══ Source material ══

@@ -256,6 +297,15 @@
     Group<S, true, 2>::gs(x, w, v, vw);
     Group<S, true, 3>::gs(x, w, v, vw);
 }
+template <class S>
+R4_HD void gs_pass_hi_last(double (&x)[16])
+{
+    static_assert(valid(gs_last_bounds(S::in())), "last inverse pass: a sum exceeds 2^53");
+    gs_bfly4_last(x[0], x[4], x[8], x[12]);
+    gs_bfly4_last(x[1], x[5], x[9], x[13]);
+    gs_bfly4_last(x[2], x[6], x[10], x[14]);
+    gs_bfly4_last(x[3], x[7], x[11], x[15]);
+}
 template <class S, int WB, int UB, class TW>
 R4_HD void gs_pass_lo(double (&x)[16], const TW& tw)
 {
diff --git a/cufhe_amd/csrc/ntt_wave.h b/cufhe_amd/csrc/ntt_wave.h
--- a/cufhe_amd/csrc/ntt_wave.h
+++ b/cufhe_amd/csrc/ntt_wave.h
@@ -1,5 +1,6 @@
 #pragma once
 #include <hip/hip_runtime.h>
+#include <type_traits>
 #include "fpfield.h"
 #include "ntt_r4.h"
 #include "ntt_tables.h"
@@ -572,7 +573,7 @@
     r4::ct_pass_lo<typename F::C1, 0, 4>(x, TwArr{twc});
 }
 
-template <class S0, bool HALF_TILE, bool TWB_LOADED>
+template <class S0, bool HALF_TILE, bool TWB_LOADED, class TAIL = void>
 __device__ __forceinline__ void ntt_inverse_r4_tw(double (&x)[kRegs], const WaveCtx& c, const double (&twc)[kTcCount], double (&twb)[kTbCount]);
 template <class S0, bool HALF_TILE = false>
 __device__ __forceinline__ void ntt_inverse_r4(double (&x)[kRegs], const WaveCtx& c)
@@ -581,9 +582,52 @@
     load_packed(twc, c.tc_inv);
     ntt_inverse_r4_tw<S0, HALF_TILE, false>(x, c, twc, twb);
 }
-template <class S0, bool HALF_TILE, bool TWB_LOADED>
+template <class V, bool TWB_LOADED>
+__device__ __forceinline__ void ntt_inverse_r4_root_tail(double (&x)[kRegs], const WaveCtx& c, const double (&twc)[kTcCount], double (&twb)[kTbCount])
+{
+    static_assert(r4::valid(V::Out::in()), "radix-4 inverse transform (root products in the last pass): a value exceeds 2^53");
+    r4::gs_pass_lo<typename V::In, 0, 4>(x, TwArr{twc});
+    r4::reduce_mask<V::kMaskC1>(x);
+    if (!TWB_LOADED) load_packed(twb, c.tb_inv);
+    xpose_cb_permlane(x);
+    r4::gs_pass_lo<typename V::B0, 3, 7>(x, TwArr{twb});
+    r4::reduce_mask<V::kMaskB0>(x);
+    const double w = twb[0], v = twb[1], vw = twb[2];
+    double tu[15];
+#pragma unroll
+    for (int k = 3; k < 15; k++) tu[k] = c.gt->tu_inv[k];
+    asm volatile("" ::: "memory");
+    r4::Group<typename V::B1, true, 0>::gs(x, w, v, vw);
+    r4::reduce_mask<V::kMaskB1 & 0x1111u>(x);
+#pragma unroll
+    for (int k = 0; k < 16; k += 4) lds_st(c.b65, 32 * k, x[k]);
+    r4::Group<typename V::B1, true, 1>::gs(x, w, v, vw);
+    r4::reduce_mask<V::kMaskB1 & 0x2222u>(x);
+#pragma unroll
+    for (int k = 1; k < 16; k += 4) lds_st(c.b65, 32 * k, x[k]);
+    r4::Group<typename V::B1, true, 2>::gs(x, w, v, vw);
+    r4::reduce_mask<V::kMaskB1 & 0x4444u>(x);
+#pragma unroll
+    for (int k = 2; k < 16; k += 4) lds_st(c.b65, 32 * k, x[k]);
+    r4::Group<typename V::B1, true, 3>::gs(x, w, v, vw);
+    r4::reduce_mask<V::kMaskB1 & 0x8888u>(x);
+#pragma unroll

═══
══ Source material ══

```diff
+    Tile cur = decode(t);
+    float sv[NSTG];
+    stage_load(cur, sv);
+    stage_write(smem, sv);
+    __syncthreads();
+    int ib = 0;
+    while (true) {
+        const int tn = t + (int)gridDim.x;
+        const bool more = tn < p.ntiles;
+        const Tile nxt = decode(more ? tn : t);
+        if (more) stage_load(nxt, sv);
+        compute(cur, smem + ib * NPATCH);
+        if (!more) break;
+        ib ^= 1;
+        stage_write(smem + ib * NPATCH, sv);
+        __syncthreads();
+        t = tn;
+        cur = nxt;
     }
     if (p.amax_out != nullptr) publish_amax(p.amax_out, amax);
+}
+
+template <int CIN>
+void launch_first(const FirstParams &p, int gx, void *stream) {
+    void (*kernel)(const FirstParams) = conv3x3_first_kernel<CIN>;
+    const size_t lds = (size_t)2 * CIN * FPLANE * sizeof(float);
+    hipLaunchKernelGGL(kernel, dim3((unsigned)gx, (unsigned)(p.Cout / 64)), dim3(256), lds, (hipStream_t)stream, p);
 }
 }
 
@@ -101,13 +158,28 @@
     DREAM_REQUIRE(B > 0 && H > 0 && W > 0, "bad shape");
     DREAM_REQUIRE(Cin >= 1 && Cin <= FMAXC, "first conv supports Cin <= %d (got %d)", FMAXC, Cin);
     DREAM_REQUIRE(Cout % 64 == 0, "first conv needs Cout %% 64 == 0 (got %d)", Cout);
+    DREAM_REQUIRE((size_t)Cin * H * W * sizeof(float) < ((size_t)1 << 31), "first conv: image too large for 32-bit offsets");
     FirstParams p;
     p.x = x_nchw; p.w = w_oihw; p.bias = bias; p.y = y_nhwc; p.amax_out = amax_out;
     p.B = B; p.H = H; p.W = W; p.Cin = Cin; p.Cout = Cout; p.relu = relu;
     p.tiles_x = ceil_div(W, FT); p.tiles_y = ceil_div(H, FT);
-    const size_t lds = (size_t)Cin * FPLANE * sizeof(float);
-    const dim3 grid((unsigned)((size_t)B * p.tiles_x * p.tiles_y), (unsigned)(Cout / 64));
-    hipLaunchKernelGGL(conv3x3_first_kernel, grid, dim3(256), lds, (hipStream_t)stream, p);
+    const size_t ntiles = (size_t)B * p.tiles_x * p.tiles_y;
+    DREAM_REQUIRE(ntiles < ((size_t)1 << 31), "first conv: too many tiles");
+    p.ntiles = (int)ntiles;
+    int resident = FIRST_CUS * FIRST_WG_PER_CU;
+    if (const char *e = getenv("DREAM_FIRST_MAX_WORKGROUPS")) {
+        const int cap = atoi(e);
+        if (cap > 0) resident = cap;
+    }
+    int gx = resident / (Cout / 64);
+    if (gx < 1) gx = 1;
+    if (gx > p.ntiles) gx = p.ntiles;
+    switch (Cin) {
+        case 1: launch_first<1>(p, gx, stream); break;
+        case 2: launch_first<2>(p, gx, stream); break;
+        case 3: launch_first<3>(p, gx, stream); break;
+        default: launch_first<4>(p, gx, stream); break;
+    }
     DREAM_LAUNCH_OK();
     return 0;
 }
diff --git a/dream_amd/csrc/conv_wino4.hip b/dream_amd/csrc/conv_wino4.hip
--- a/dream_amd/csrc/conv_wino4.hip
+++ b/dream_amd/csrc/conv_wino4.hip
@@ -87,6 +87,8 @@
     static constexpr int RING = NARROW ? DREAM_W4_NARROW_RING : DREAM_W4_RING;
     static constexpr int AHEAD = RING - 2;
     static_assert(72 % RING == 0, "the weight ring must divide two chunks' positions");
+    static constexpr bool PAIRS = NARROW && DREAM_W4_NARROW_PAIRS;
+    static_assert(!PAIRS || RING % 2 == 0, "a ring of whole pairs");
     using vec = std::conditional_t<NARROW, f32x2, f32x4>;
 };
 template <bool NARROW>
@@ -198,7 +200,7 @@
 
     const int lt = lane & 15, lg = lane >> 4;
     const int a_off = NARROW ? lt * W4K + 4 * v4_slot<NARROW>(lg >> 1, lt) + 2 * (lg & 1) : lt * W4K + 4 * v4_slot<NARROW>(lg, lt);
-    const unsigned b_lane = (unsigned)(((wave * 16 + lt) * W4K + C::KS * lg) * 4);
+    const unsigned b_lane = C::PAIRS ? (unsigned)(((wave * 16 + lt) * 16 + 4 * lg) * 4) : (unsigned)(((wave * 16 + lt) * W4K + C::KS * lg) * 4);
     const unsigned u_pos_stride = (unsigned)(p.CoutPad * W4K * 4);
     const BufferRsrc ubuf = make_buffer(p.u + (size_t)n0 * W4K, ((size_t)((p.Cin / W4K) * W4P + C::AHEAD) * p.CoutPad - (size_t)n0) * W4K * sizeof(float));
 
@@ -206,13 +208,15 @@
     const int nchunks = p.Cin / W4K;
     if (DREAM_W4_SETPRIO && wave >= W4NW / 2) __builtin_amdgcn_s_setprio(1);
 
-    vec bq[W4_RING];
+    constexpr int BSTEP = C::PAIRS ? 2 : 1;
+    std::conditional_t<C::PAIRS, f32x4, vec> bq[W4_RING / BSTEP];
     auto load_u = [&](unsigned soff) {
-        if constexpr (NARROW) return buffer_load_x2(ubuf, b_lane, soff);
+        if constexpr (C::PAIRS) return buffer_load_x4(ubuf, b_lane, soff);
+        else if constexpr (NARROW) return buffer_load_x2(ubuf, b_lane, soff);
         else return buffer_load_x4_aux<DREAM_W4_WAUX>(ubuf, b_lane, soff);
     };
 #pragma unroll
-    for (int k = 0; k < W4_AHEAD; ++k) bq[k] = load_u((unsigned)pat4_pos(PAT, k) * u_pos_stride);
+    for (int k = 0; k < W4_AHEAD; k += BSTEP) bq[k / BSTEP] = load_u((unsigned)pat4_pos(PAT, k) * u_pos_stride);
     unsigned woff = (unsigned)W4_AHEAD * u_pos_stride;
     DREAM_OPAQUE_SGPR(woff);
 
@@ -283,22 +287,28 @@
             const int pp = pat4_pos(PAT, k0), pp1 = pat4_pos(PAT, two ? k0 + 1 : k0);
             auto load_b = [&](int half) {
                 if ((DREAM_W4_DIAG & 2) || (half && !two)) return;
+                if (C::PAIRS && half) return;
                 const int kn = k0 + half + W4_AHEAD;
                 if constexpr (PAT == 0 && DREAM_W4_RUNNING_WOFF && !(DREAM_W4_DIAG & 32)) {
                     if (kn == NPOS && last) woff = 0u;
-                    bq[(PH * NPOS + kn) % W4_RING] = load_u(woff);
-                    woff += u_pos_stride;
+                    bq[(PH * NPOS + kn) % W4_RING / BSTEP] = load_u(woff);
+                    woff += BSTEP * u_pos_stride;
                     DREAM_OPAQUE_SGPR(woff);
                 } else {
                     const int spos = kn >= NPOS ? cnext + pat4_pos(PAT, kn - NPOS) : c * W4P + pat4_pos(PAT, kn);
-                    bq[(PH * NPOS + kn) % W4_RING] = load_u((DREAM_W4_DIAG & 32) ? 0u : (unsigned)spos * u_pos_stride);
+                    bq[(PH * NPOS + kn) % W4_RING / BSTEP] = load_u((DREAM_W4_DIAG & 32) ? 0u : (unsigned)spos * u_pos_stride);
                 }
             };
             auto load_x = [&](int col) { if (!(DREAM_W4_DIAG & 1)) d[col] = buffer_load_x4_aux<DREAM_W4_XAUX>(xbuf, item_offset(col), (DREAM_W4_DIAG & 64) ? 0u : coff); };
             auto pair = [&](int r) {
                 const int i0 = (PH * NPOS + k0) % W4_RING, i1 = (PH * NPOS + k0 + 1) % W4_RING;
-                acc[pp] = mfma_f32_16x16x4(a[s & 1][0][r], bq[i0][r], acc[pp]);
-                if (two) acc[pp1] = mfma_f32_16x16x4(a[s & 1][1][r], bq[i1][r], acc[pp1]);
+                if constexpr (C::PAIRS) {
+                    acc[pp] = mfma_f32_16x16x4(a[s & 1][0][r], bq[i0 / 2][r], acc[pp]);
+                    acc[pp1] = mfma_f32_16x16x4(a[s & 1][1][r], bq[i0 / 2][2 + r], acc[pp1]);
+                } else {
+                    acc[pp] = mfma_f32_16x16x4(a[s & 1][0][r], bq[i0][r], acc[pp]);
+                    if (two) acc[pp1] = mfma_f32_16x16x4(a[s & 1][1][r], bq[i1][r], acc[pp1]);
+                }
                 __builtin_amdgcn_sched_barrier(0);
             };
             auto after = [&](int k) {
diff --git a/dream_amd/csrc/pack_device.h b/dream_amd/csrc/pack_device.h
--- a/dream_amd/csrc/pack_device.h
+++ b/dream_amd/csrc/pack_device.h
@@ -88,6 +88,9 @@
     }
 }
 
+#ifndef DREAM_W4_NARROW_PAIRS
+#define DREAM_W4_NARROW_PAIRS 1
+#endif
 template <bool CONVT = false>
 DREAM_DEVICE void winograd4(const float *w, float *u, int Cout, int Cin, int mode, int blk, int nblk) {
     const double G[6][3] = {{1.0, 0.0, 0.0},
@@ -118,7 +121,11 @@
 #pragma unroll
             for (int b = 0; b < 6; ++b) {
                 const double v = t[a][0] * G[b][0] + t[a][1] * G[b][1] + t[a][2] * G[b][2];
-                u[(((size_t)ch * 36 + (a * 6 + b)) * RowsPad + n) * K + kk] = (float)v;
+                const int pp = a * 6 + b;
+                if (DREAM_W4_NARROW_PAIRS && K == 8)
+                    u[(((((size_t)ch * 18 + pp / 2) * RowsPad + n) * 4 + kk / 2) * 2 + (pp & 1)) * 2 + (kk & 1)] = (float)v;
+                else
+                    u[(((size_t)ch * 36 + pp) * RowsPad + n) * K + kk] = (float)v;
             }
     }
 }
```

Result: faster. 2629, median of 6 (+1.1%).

═══
══ Source material ══

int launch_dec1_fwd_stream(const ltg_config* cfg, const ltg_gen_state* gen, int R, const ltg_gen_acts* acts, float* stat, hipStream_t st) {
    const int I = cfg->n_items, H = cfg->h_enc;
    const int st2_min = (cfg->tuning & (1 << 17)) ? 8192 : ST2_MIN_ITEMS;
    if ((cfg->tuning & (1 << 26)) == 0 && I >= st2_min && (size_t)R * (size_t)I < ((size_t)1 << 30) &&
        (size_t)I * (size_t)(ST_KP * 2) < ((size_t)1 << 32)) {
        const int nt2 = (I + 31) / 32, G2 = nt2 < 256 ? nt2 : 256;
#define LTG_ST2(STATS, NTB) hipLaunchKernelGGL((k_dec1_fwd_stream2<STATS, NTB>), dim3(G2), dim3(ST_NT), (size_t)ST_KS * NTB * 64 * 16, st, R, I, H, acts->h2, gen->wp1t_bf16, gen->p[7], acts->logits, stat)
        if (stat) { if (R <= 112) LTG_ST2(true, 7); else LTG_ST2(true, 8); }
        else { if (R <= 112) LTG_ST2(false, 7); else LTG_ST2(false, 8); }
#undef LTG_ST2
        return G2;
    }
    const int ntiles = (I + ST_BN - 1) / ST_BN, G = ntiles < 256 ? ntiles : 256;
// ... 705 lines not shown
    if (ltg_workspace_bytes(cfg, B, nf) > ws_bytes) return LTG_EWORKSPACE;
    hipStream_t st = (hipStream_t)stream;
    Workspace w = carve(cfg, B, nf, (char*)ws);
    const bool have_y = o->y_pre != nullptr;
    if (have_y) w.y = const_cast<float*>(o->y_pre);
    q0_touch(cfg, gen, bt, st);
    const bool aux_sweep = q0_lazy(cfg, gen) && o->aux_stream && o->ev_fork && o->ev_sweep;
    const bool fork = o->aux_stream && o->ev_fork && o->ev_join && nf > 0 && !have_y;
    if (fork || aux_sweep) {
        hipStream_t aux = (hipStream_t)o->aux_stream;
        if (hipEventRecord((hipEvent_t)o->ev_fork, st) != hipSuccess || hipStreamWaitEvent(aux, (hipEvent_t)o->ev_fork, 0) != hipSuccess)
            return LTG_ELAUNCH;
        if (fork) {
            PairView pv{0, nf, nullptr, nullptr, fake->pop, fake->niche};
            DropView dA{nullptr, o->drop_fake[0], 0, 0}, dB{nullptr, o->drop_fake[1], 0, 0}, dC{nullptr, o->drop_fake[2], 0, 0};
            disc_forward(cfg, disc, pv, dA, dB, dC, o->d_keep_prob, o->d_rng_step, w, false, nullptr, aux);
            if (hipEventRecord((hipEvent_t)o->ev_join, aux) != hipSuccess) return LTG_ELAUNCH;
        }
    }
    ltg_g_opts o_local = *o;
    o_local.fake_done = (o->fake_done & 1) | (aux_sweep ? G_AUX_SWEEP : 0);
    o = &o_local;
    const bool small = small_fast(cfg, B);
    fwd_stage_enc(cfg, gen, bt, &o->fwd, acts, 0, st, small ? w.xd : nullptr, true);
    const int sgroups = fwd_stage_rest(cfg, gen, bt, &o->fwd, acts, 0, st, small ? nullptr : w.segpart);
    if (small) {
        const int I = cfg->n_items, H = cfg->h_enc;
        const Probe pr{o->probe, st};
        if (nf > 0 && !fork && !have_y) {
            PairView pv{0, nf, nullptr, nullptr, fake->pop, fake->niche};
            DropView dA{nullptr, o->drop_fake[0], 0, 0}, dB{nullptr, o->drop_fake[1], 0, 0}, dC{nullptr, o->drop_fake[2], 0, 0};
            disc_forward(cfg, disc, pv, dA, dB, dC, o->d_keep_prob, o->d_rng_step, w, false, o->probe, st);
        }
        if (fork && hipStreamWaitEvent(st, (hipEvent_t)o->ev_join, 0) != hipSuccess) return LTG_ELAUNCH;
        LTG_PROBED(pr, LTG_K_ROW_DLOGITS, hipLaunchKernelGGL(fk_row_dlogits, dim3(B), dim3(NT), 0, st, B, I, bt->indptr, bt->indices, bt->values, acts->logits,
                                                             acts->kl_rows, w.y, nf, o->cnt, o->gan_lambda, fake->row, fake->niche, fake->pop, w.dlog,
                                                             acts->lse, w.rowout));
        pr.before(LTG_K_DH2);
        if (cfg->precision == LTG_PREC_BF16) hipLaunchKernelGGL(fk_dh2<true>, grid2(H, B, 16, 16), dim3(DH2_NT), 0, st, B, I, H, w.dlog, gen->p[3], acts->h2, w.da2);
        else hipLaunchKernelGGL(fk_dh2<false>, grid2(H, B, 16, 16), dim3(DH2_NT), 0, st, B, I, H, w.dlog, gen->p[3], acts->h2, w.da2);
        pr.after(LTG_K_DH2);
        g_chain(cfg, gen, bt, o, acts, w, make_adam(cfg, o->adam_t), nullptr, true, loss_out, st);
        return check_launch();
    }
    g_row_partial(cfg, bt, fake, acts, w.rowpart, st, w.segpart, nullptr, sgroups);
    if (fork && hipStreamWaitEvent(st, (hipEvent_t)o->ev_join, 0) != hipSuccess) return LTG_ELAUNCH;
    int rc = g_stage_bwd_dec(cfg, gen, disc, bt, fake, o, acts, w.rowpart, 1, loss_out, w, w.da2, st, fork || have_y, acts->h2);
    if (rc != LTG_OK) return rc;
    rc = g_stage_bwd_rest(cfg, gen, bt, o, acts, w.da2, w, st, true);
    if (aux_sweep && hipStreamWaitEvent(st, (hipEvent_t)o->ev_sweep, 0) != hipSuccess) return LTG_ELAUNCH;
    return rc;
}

═══

(Required action)
Your task is to copy each line of the data above that holds "kTbCount".

(Task output)
 __device__ __forceinline__ void ntt_inverse_r4_tw(double (&x)[kRegs], const WaveCtx& c, const double (&twc)[kTcCount], double (&twb)[kTbCount]);
+__device__ __forceinline__ void ntt_inverse_r4_root_tail(double (&x)[kRegs], const WaveCtx& c, const double (&twc)[kTcCount], double (&twb)[kTbCount])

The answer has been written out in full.